The Labour Ministry is probing the shutdown of Funai (Thailand) Ltd, an electronics manufacturer in Nakhon Ratchasima province, to make sure its 862 employees are properly compensated.
The company, which produced radio receivers and audio/video recorders, announced on Tuesday that it would halt operations on November 1 and terminate employment of all staff. It promised to pay compensation to staff at 75% of their last salary, as required by Section 75 of the Labour Protection Act.
Funai Ltd said the move came after its Japanese parent, Funai Electric, received court approval for its bankruptcy plan on October 24. This resulted in the Thai subsidiary being no longer able to import materials for its production, it said.
The factory in the northeastern province had a total of 862 employees, 310 males and 552 females, Labour Ministry spokesman Phumiphat Mueanchan said on Friday.
He said provincial labour officers have been visiting the factory to make sure that it complies with legal requirements regarding compensation to terminated employees.

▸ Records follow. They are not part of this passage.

+      X3D_MF(accA, a[1], f[0][1]); X3D_MF(accB, a[1], f[1][1]);
+      X3D_MF(accA, a[0], f[0][2]); X3D_MF(accB, a[0], f[1][2]);
+      X3D_MF(accA, a[1], f[0][0]); X3D_MF(accB, a[1], f[1][0]);
+      X3D_MF(accA, a[0], f[0][1]); X3D_MF(accB, a[0], f[1][1]);
+      X3D_MF(accA, a[0], f[0][0]); X3D_MF(accB, a[0], f[1][0]);
+#undef X3D_MF
+    };
+    constexpr int NP = T / 2 + 1;
+    const unsigned b_fh = a_fh + (k & 1) * (T * FB_TILE);
+    static_for<0, NP>([&](auto Pc) {
+      constexpr int p = decltype(Pc)::value;
+      if constexpr (p < T / 2) read_pair(b_fh, std::integral_constant<unsigned, 2 * p * FB_TILE>{}, fr);
+      else read_pair(a_fh, std::integral_constant<unsigned, FX_OFF>{}, fr);
+      if constexpr (p < T / 2) mfma_pair(aW2[2 * p], aW2[2 * p + 1], a2f, fr);
+      else mfma_pair(aW1[0], aW1[1], a1f, fr);
+      __builtin_amdgcn_sched_barrier(0);
+    });
+    k3 = k3n;
+  }
+#undef DVGO_H1_ROW
+  asm volatile("s_waitcnt vmcnt(0)" ::: "memory");
+  float* p = part + (int64_t)blockIdx.x * (WIDTH * WIDTH + WIDTH * 64 + 32 * WIDTH + 3 * WIDTH);
+  float* pW2 = p;
+  float* pW1 = pW2 + WIDTH * WIDTH;
+  float* pW3 = pW1 + WIDTH * 64;
+  float* pb = pW3 + 32 * WIDTH;
+#pragma unroll
+  for (int r = 0; r < 16; ++r) {
+    const int i = (r & 3) + 8 * (r >> 2) + 4 * h;
+#pragma unroll
+    for (int t = 0; t < T; ++t) pW2[(32 * w + i) * WIDTH + 32 * t + j] = aW2[t][r];
+    pW1[(32 * w + i) * 64 + j] = aW1[0][r];
+    pW1[(32 * w + i) * 64 + 32 + j] = aW1[1][r];
+  }
+#pragma unroll
+  for (int c = 0; c < 3; ++c) {
+    const float v = vW3[c] + __shfl_xor(vW3[c], 32);
+    if (h == 0) pW3[c * WIDTH + 32 * w + j] = v;
+    sgz[c] += __shfl_xor(sgz[c], 32);
+  }
+  sb1 += __shfl_xor(sb1, 32); sb2 += __shfl_xor(sb2, 32);
+  if (h == 0) {
+    pb[32 * w + j] = sb1;
+    pb[WIDTH + 32 * w + j] = sb2;
+    if (j < 8) pb[2 * WIDTH + 8 * w + j] = (w == 0 && j < 3) ? sgz[j] : 0.0f;
+    if (T == 2 && j >= 16) pb[2 * WIDTH + 16 * w + j] = 0.0f;
+  }
+#endif
+}
 #undef DVGO_OOB
 
 #define SHADE_REDUCE_SLICES 16
@@ -1071,12 +1426,14 @@
   if (M < 0 || C <= 0 || E < 0) return DVGO_EINVAL;
   if (M == 0) return 0;
   if (!feat || !emb || !ray_id || !W1 || !b1 || !W2 || !b2 || !W3 || !b3 || !rgb) return DVGO_EINVAL;
-  if ((H1 == nullptr) != (H2 == nullptr) || (H1 == nullptr) != (masks == nullptr)) return DVGO_EINVAL;
+  const bool x3 = (g_shade_variant & 1) && scratch != nullptr;
+  if ((H2 == nullptr) != (masks == nullptr) || (H1 != nullptr && H2 == nullptr)) return DVGO_EINVAL;
+  if (H1 == nullptr && H2 != nullptr && !x3) return DVGO_EINVAL;
   const int c_view0 = diffuse ? 3 : 0;
   const int n_view = C - c_view0;
   if (n_view < 0 || d_in != n_view + E) return DVGO_EINVAL;
   if ((width != 128 && width != 64) || d_in > 40) return DVGO_ERANGE;
-  if ((g_shade_variant & 1) && scratch != nullptr)
+  if (x3)
     return dvgo_shade_fwd_x3(feat, C, emb, E, ray_id, M, m_dev, W1, b1, W2, b2, W3, b3, width, d_in, diffuse, rgb, H1, H2, masks,
                              scratch, (g_shade_variant & 2) ? scratch_bwd : nullptr, g_shade_experiment, stream);
   hipStream_t s = (hipStream_t)stream;
@@ -1127,10 +1484,62 @@
   return 0;
 }
 
+int dvgo_shade_wgrad_reads_h1(int width, int C, int E, int diffuse, int64_t M) {
+  const int n_view = C - (diffuse ? 3 : 0);
+  const bool rebuild = (g_shade_variant & (128 | 64 | 1)) == (128 | 64 | 1) && !(g_shade_variant & (4 | 8 | 32)) &&
+                       (width == 128 || width == 64) && n_view >= 0 && n_view <= 16 && E >= 0 && E <= 32 && n_view + E <= 40 &&
+                       M >= 0 && M * width * 4 < ((int64_t)1 << 31) && M * C * 4 < ((int64_t)1 << 31);
+  return rebuild ? 0 : 1;
+}
+
+static thread_local const float* g_wgrad_W1 = nullptr;
+static thread_local const float* g_wgrad_b1 = nullptr;
+int dvgo_shade_wgrad_layer1(const float* W1, const float* b1) {
+  if (!W1 || !b1) return DVGO_EINVAL;
+  g_wgrad_W1 = W1; g_wgrad_b1 = b1;
+  return 0;
+}
+
+static int shade_wgrad_h1(const float* G1, const float* gz, const uint64_t* masks, const float* W3, const float* W1, const float* b1,
+                          const float* H2, const float* feat, int C, const float* emb, int E, const int64_t* ray_id, int64_t M,
+                          const int64_t* m_dev, int width, int diffuse, int n_parts, float* part, float* total, void* stream) {
+  if (M < 0 || n_parts <= 0 || C <= 0 || E < 0) return DVGO_EINVAL;
+  if (M == 0 && total && (width == 128 || width == 64) && C - (diffuse ? 3 : 0) >= 0)
+    return hipMemsetAsync(total, 0, (size_t)(width * width + width * (C - (diffuse ? 3 : 0) + E) + 5 * width + 3) * sizeof(float),
+                          (hipStream_t)stream) == hipSuccess ? 0 : DVGO_EINVAL;
+  if (!G1 || !gz || !masks || !W3 || !W1 || !b1 || !H2 || !feat || !emb || !ray_id || !part || !total) return DVGO_EINVAL;
+  if (dvgo_shade_wgrad_reads_h1(width, C, E, diffuse, M)) return DVGO_ERANGE;
+  const int c_view0 = diffuse ? 3 : 0;
+  const int n_view = C - c_view0, d_in = n_view + E;
+  if (n_parts > 512) n_parts = 512;
+  const int tsz = width * width + width * d_in + 5 * width + 3;
+  if (width == 128)
+    shade_wgrad_ring_h1_kernel<128><<<n_parts, 256, 0, (hipStream_t)stream>>>(
+        G1, gz, (const unsigned int*)masks, W3, W1, b1, H2, feat, C, c_view0, n_view, emb, E, ray_id, M, m_dev, part, total, tsz);
+  else
+    shade_wgrad_ring_h1_kernel<64><<<n_parts, 128, 0, (hipStream_t)stream>>>(
+        G1, gz, (const unsigned int*)masks, W3, W1, b1, H2, feat, C, c_view0, n_view, emb, E, ray_id, M, m_dev, part, total, tsz);
+  DVGO_LAUNCH_CHECK();
+  const int psize = width * width + width * 64 + 32 * width + 3 * width;
+  shade_wgrad_reduce_kernel<<<dim3((psize + 255) / 256, SHADE_REDUCE_SLICES), 256, 0, (hipStream_t)stream>>>(part, n_parts, psize,
+                                                                                                       width, d_in, total);
+  DVGO_LAUNCH_CHECK();
+  return 0;
+}
+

Officials will also make sure affected employees receive all benefits under the social security programme, he added.
Funai Electric, based in Daito, Osaka prefecture, had some 46.1 billion yen (US$303.6 million) in liabilities, according to research firm Teikoku Databank.
The Japan Times reported that the company, which was founded in 1961, had boasted a significant presence in Japan and abroad as an original-equipment manufacturer.
But the company struggled from a slump in the North American market and competition from Chinese rivals after the global financial crisis of 2008. A scandal involving an overseas unit also weighed on the firm, the report said.
Funai Electric was acquired by Shuwa System Holdings and went private in 2021. The company's finances were also hit by the failure of a beauty-salon unit to pay advertising fees.